[Data to use Boundary: Start]
## Persist stream poll helper thread, cache edge data per slot, add lookahead prefetch

The mailbox-polling helper thread now lives on the context and is woken through a condition variable, so it is no longer spawned and joined on every streaming run. Edge key, offset, length and endpoint local indices are cached in a per-examination struct and stored in the slot, so packet building and commit no longer re-read the GEdge records. A sliding prefetch window now covers upcoming pending entries, and stream buffers are pre-reserved during graph setup. Smaller changes add cache-line-aligned slots, validation of result records, perf-counter profiling and integer byte accounting; the extra validation and state add some work per commit.

```diff
diff --git a/sparsifyposegraph_amd/csrc/spg_graph_impl.h b/sparsifyposegraph_amd/csrc/spg_graph_impl.h
--- a/sparsifyposegraph_amd/csrc/spg_graph_impl.h
+++ b/sparsifyposegraph_amd/csrc/spg_graph_impl.h
@@ -119,6 +119,8 @@
     int pcg_max_iter = 0;
     spg_pcg_stats pcg_stats{};
     spg::StreamPort *sim_port = nullptr;
+    struct StreamHelper *stream_helper = nullptr;
+    std::vector<int32_t> stream_cell_slot;
     char err[768] = {0};
 };
 
@@ -253,15 +255,18 @@
     std::vector<double> s_cost;
     std::vector<int> s_first;
     static constexpr int kSOwn = 4, kSMaxV = 16, kSMaxE = 44;
-    struct SSlot {
+    struct alignas(64) SSlot {
         int32_t pos, root, nv, ne, n_new_max, tag, logi, bell;
         int32_t launched;
         int32_t npend, pend[3];
         int32_t mcell;
         int64_t new_off, out_off;
+        uint8_t ends[kSMaxE + 4];
         int32_t verts[kSMaxV];
         int32_t edges[kSMaxE];
     };
+    static_assert(sizeof(SSlot) % 64 == 0 && kSMaxV <= 16, "SSlot: whole cache lines; local vertex indices fit four bits");
+    static constexpr int kSSlotHotLines = 4;
     std::vector<SSlot> sslots;
     std::vector<int32_t> s_free, s_fifo, s_fin, s_woken, s_ready, wl_next, wl_stable, wl_done;
     int64_t unsorted_from = -1;
@@ -291,6 +296,8 @@
 void pose_inverse(int d, const double *a, double *o);
 void quiesce_submission(spg_graph *g);
 int stream_marginalize(spg_graph *g, bool *started = nullptr);
+void stream_reserve(spg_graph *g);
+void stream_ctx_release(spg_ctx *c);
 #pragma GCC visibility pop
 
 namespace {
diff --git a/sparsifyposegraph_amd/csrc/spg_host.cpp b/sparsifyposegraph_amd/csrc/spg_host.cpp
--- a/sparsifyposegraph_amd/csrc/spg_host.cpp
+++ b/sparsifyposegraph_amd/csrc/spg_host.cpp
@@ -122,6 +122,7 @@
 
 extern "C" void spg_ctx_destroy(spg_ctx *c) {
     if (!c) return;
+    stream_ctx_release(c);
     if (c->rccl) spg::rccl_comm_destroy(c->rccl);
     if (c->is_hip) spg::hip_backend_destroy(&c->be);
     delete c;
@@ -466,6 +467,7 @@
         touch(g->owners, 8192); touch(g->ocnt, 8192); touch(g->owner_free, 8192); touch(g->transient, 4096); touch(g->Dpool, 65536);
         touch(g->s_newpending, 4096); touch(g->hdr_buf, 65536);
     }
+    stream_reserve(g);
     return sync_device(g);
 }
 
diff --git a/sparsifyposegraph_amd/csrc/spg_host_stream.cpp b/sparsifyposegraph_amd/csrc/spg_host_stream.cpp
--- a/sparsifyposegraph_amd/csrc/spg_host_stream.cpp
+++ b/sparsifyposegraph_amd/csrc/spg_host_stream.cpp
@@ -1,4 +1,11 @@
 #include "spg_graph_impl.h"
+#include <condition_variable>
+#include <mutex>
+#if defined(__linux__)
+#include <linux/perf_event.h>
+#include <sys/ioctl.h>
+#include <sys/syscall.h>
+#endif
 
 #if defined(__x86_64__)
 #include <x86intrin.h>
@@ -7,6 +14,28 @@
 static inline uint64_t ticks_now() { return (uint64_t)(now_s() * 1e9); }
 #endif
 
+struct StreamHelper {
+    static constexpr uint32_t RQ = 4096;
+    alignas(64) std::atomic<uint32_t> launches{0};
+    alignas(64) std::atomic<uint32_t> r_tail{0};
+    alignas(64) std::atomic<int> stop{0};
+    alignas(64) std::atomic<int> busy{0};
+    alignas(64) uint32_t r_head = 0;
+    std::vector<double> rq;
+    std::vector<uint32_t> cell_tag;
+    alignas(64) const double *h_mail = nullptr;
+    int mail_stride = 0, slots = 0;
+    std::vector<uint8_t> pend;
+    std::mutex m;
+    std::condition_variable cv;
+    uint64_t job = 0;
+    bool quit = false;
+    int cpu = -1;
+    pid_t pid = 0;
+    std::thread th;
+    char pad_[64];
+};
+
 namespace {
 enum : uint8_t { SV_WAITING = 0, SV_STABLE = 1, SV_INFLIGHT = 2, SV_DONE = 3 };
 constexpr int kStreamSlots = 2048;
@@ -18,6 +47,73 @@
     for (int i = 0; i < sl.nv; i++) {
         spg_graph::SVtx &sx = vr[sl.verts[i]].s;
         for (int j = 0; j < sx.nown; j++) if (sx.own[j] == s) { sx.own[j] = sx.own[--sx.nown]; break; }
+    }
+}
+
+template <class Pending, class Take>
+inline void scan_mailbox_cells(const double *const h_mail, const int mail_stride, const int slots, const uint32_t from, const uint32_t to,
+                               const int giveup, Pending &&pending, Take &&take) {
+    const uint32_t mask = (uint32_t)(slots - 1);
+    int misses = 0;
+    for (uint32_t q0 = from; q0 != to && misses < giveup;) {
+        const uint32_t nq = std::min<uint32_t>(16, to - q0);
+        double w[16];
+        for (uint32_t i = 0; i < nq; i++) w[i] = ((const volatile double *)(h_mail + (size_t)((q0 + i) & mask) * (size_t)mail_stride))[5];
+        for (uint32_t i = 0; i < nq; i++) {
+            const uint32_t q = q0 + i;
+            double tagd;
+            const int32_t h = pending(q & mask, tagd);
+            if (h < 0) continue;
+            const MailState st = mail_state(w[i], tagd);
+            if (st != MAIL_NOT_YET) { take(q, h, st == MAIL_FINAL); misses = 0; }
+            else misses++;
+        }
+        q0 += nq;
+    }
+}
+
+void stream_helper_serve(StreamHelper &hp) {
+    const double *const h_mail = hp.h_mail;
+    const int mail_stride = hp.mail_stride, slots = hp.slots;
+    const uint32_t mask = (uint32_t)(slots - 1);
+    std::vector<uint8_t> &pend = hp.pend;
+    pend.assign((size_t)slots, 0);
+    uint32_t head = 0, seen = 0, r_tail = 0;
+    unsigned n = 0;
+    while (!hp.stop.load(std::memory_order_acquire)) {
+        const uint32_t lp = hp.launches.load(std::memory_order_acquire);
+        while (seen != lp) { pend[seen & mask] = 1; seen++; }
+        while (head != seen && !pend[head & mask]) head++;
+        const int giveup = (++n & 15) ? 10 : 1 << 20;
+        bool got = false;
+        scan_mailbox_cells(h_mail, mail_stride, slots, head, seen, giveup,
+                           [&](uint32_t cell, double &tagd) -> int32_t {
+                               if (!pend[cell]) return -1;
+                               tagd = (double)hp.cell_tag[cell];
+                               return (int32_t)cell;
+                           },
+                           [&](uint32_t q, int32_t cell, bool final) {
+                               double *e = hp.rq.data() + (size_t)(r_tail & (StreamHelper::RQ - 1)) * 8;
+                               memcpy(e, h_mail + (size_t)cell * (size_t)mail_stride, 64);
+                               e[5] = (double)(2.0 * (double)q + (final ? 1.0 : 0.0));
+                               r_tail++;
+                               pend[cell] = 0;
+                               got = true;
+                           });
+        if (got) hp.r_tail.store(r_tail, std::memory_order_release);
+    }
+}
+void stream_helper_thread(StreamHelper *hp) {
+    uint64_t served = 0;
+    for (;;) {
+        {
+            std::unique_lock<std::mutex> lk(hp->m);
+            hp->cv.wait(lk, [&] { return hp->quit || hp->job != served; });
+            if (hp->quit) return;
+            served = hp->job;
+        }
+        stream_helper_serve(*hp);
+        hp->busy.store(0, std::memory_order_release);
     }
 }
 
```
[Data to use Boundary: End]
Show all lines from the records above where the word "launches" occurs.

● Task output:
+    alignas(64) std::atomic<uint32_t> launches{0};
+        const uint32_t lp = hp.launches.load(std::memory_order_acquire);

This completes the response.